The toy store is not the worst job I’ve ever had, not by a long shot. I was once a telemarketer. Lured by the promise of $12 an hour plus commission, I showed up at an office suite on Route 20 for an interview. The interview consisted of making sure that I was indeed a living, breathing human, and then they showed me to a cubicle and strapped a headset on me. There were no windows at all and I couldn’t see my neighbors over the walls of the cubicle. The boss played really loud techno music. He liked to keep things “high energy.” A script lay in front of me. I would be cold calling people from all over the country and selling magazine subscriptions to them. I heard the words “fuck you” shouted in so many different regional accents that it eventually became a travelogue of malaise—Brooklyn, Midwest, southern California, Southern accents that could’ve been from anywhere. I traveled there in my mind, loosing myself from that basement office suite, curses rammed into my ear like leis being draped around my neck. The only people who bought subscriptions from me were elderly folks, and all they really wanted was someone to talk to. In between hashing out the details of the subscriptions they were being coerced into buying, they’d tell me about sons and daughters who never visited anymore, medical conditions that kept them up nights. I began to feel like a beta fish, boxed in and ready to attack. Give me my reflection and I will butt heads with it; give me a mirror and I will turn my face into rivulets of blood. I sat in that cubicle and contemplated the coming hours, the coming days, the coming weeks, months, years—my life. I got up and left. I was a telemarketer for three hours.

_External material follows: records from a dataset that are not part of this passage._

template <int NW, int WGS, bool STATS, bool DIAG = false>
__global__ __launch_bounds__(NW * 64, NW * WGS / 4) void k_render_lds(SceneDev sc, DispatchDev a, LdsDispatch q)
{
    typedef uint16_t E;
    __shared__ uint32_t diag_tr[3 * 16];
    __shared__ uint32_t wg_arrived;
    __shared__ unsigned long long wg_share[16];
    if (threadIdx.x == 0) wg_arrived = 0u;
    if (threadIdx.x < 16) wg_share[threadIdx.x] = 0ull;
    const unsigned long long diag_t0 = DIAG ? __builtin_amdgcn_s_memtime() : 0ull;
    unsigned long long diag_wait = 0ull, diag_render = 0ull, diag_n = 0ull;
    unsigned long long diag_worst = 0ull, diag_worst_trips = 0ull;
    if (DIAG && threadIdx.x < 48) diag_tr[threadIdx.x] = 0;
    extern __shared__ __attribute__((aligned(16))) uint32_t lds[];
    {
        const uint4* __restrict__ src = reinterpret_cast<const uint4*>(sc.blas0.nodes);
        uint4* dst = reinterpret_cast<uint4*>(lds);
        for (uint32_t i = threadIdx.x; i < q.node_bytes / 16u; i += NW * 64) dst[i] = src[i];
    }
    __syncthreads();
    const unsigned long long diag_t1 = DIAG ? __builtin_amdgcn_s_memtime() : 0ull;
    const uint32_t wave = __builtin_amdgcn_readfirstlane(threadIdx.x >> 6), lane = threadIdx.x & 63u;
    const LdsNodes ns{ reinterpret_cast<const char*>(lds) };
    MemPark park{ q.park + (size_t)(blockIdx.x * NW + wave) * ((size_t)q.park_slots * 8 * 64) + lane };
    E* stk = reinterpret_cast<E*>(reinterpret_cast<char*>(lds) + q.node_bytes) + wave * (q.stack_entries * 64u) + lane;
    const uint32_t lx = compact1by1(lane), ly = compact1by1(lane >> 1);

    LaneStats st;
    stats_clock_begin<STATS>(st);
    auto in_rect = [&](const BlockPos& bp) { return bp.x0 >= q.rx0 && bp.x0 < q.rx1 && bp.y0 >= q.ry0 && bp.y0 < q.ry1; };
    const uint32_t NQ = q.n_queues;
    uint32_t home = (blockIdx.x * NW + wave) % NQ;
    if (q.home_xcc) { uint32_t xcc; asm volatile("s_getreg_b32 %0, hwreg(HW_REG_XCC_ID)" : "=s"(xcc)); home = (xcc & 7u) % NQ; }
    uint32_t phase = 0, qi = home, tried = 0;
    for (;;) {
        BlockPos bp;
        bool have = false;
        while (!have) {
            {
                uint32_t got = 0xffffffffu, got_u = 0u;
                for (;;) {
                    const unsigned long long mine = lane < (uint32_t)NW ? wg_share[lane] : 0ull;
                    const uint32_t mh = (uint32_t)(mine >> 32);
                    const unsigned long long m = __ballot(mh != 0u && (uint32_t)mine < ((mh & 0x80000000u) ? 16u : 4u));
                    if (m == 0ull) break;
                    const unsigned long long from_own = m >> wave << wave;
                    const uint32_t sl = (uint32_t)__ffsll((long long)(from_own ? from_own : m)) - 1u;
                    unsigned long long v = 0ull;
                    if (lane == 0) v = atomicAdd(&wg_share[sl], 1ull);
                    const uint32_t lo = __builtin_amdgcn_readfirstlane((uint32_t)v), hi = __builtin_amdgcn_readfirstlane((uint32_t)(v >> 32));
                    if (hi != 0u && lo < ((hi & 0x80000000u) ? 16u : 4u)) { got = lo; got_u = hi; break; }
                }
                if (got != 0xffffffffu) {
                    if (got_u & 0x80000000u) { bp = lds_tile_block(a, q, (got_u & 0x7fffffffu) - 1u, got); have = bp.tile_ok && !in_rect(bp); }
                    else { bp = lds_rect_block(a, q, got_u - 1u, got); have = true; }
                    continue;
                }
            }
            if (phase >= 2u) break;
            const uint32_t total = phase == 0u ? q.p1_tickets : q.p2_tickets;
            uint32_t* const cnt = q.tickets + phase * LDS_QUEUES * 16u;
            bool drew = false;
            uint32_t u = 0;
            while (total != 0u && tried < NQ) {
                const uint32_t n_tickets = total > qi ? (total - qi + NQ - 1u) / NQ : 0u;
                uint32_t seen = 0u;
                if (tried != 0u) {
                    if (lane == 0) seen = __hip_atomic_load(&cnt[qi * 16u], __ATOMIC_RELAXED, __HIP_MEMORY_SCOPE_AGENT);
                    seen = __builtin_amdgcn_readfirstlane(seen);
                }
                if (seen < n_tickets) {
                    uint32_t t = 0;
                    const unsigned long long dw0 = DIAG ? __builtin_amdgcn_s_memtime() : 0ull;
                    if (lane == 0) t = atomicAdd(&cnt[qi * 16u], 1u);
                    t = __builtin_amdgcn_readfirstlane(t);
                    if (DIAG) { diag_wait += __builtin_amdgcn_s_memtime() - dw0; diag_n += 1ull; }
                    if (t < n_tickets) { u = qi + NQ * t; drew = true; break; }
                }
                ++tried;
                qi = qi + 1u == NQ ? 0u : qi + 1u;
            }
            if (!drew) { ++phase; qi = home; tried = 0u; continue; }
            if (phase == 0u) {
                if (lane == 0) wg_share[wave] = ((unsigned long long)(u + 1u) << 32) | 1ull;
                bp = lds_rect_block(a, q, u, 0u);
                have = true;
            } else {
                if (lane == 0) wg_share[wave] = ((unsigned long long)((u + 1u) | 0x80000000u) << 32) | 1ull;
                bp = lds_tile_block(a, q, u, 0u);
                have = bp.tile_ok && !in_rect(bp);
            }
        }
        if (!have) break;
        st.blocks += 1u;
        const unsigned long long dr0 = DIAG ? __builtin_amdgcn_s_memtime() : 0ull;
        const uint32_t dI0 = DIAG ? diag_tr[wave] : 0u, dL0 = DIAG ? diag_tr[16 + wave] : 0u, dS0 = DIAG ? diag_tr[32 + wave] : 0u;
        const uint32_t x = bp.x0 + lx, y = bp.y0 + ly;
        const bool may_hit = bp.x0 + 8u > a.hx0 && bp.x0 < a.hx1 && bp.y0 + 8u > a.hy0 && bp.y0 < a.hy1;
        if (STATS && !may_hit) st.bg_blocks += 1u;
        if (x < a.W && y < a.H) {
            const CamDev& cb = a.cams[bp.frame];
            st.pixels += 1;
            const f3 acc = render_pixel<STATS, false, DIAG, E, LdsNodes>(sc, a, cb, x, y, may_hit, stk, ns, park, st, Diag{ DIAG ? &diag_tr[wave] : nullptr, 16 });
            const size_t o = a.compact_out == 0u ? (size_t)y * a.W + x
                                                : (size_t)bp.tile_local * (TILE * TILE) + (bp.py0 + ly) * TILE + (bp.px0 + lx);
            store_pixel(a, a.out_rgba8 + (size_t)bp.frame * a.frame_stride,
                        a.out_f32 ? a.out_f32 + (size_t)bp.frame * a.frame_stride : nullptr, o, acc);
        }
        if (DIAG) {
            const unsigned long long dt = __builtin_amdgcn_s_memtime() - dr0;
            diag_render += dt; diag_n += 1ull << 32;
            if (dt > diag_worst) {
                diag_worst = dt;
                diag_worst_trips = (unsigned long long)(diag_tr[wave] - dI0) | ((unsigned long long)(diag_tr[16 + wave] - dL0) << 20) |
                                   ((unsigned long long)(diag_tr[32 + wave] - dS0) << 40);
            }
        }
    }
    if (DIAG && lane == 0) {
        unsigned long long* d = a.diag + (size_t)(blockIdx.x * NW + wave) * 8;
        d[0] = diag_wait; d[1] = diag_render; d[2] = diag_n; d[3] = __builtin_amdgcn_s_memtime() - diag_t0;
        d[4] = diag_worst; d[5] = diag_worst_trips; d[6] = diag_t1 - diag_t0; d[7] = diag_tr[wave] | ((unsigned long long)diag_tr[16 + wave] << 32);
    }
    flush_stats<STATS>(a, st, blockIdx.x * NW + wave, lane);
    if (lane == 0) {
        const uint32_t w_arrived = atomicAdd(&wg_arrived, 1u);
        if (w_arrived + 1u == (uint32_t)NW) {
            const uint32_t arrived = atomicAdd(&q.tickets[2u * LDS_QUEUES * 16u], 1u);
            if (arrived + 1u == gridDim.x) {
                for (uint32_t k = 0; k <= 2u * LDS_QUEUES; ++k) atomicExch(&q.tickets[k * 16u], 0u);
            }
        }
    }
}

A sacrifice or an accommodation can become a lifetime. A job taken for short-term reasons can become the arena in which the rest of your life plays out. I’m situated at the intersection of downward pull and steady trajectory, the child of a lower-middle/middle-middle class upbringing, warned by my father for as long as I can remember—as far back as 3rd grade—that when I grew up there’d “barely be a middle class anymore.” Everything would be stratified into rich and poor. It may sound like the paranoid ranting of a suburban class warrior, but there’s a nugget of truth to it, and it accounts for my parents’ insistence that I pursue higher education. Become a professional. Become middle-class. Throw yourself into the gears of bureaucracy until they can’t untangle you from the machinery and cast you down with the rest of the dispossessed. Fight your fight so you can fight for others. Cast off the moorings of frivolous things. Become a purposeful, deliberate being. Just as there must be preconditions for a successful revolution, a culture of abundance that does not supplant one form of poverty for another, arguably so too must there be a threshold, a physical and spiritual subsistence from which opportunity flowers, a bare minimum to hinge life’s possibilities on. Could I ever be happy on $10,000 a year? Yes and no, but mostly no, I think. Accumulation, status symbols, planned obsolescence—I want none of it. But give me the means to make a life for myself. Give me shelter, give me health, give me leisure, give me books and paper and pen, give me an allegiance to humanity unencumbered by archaic allegiances to company or state. Give me my demands for a life, my life.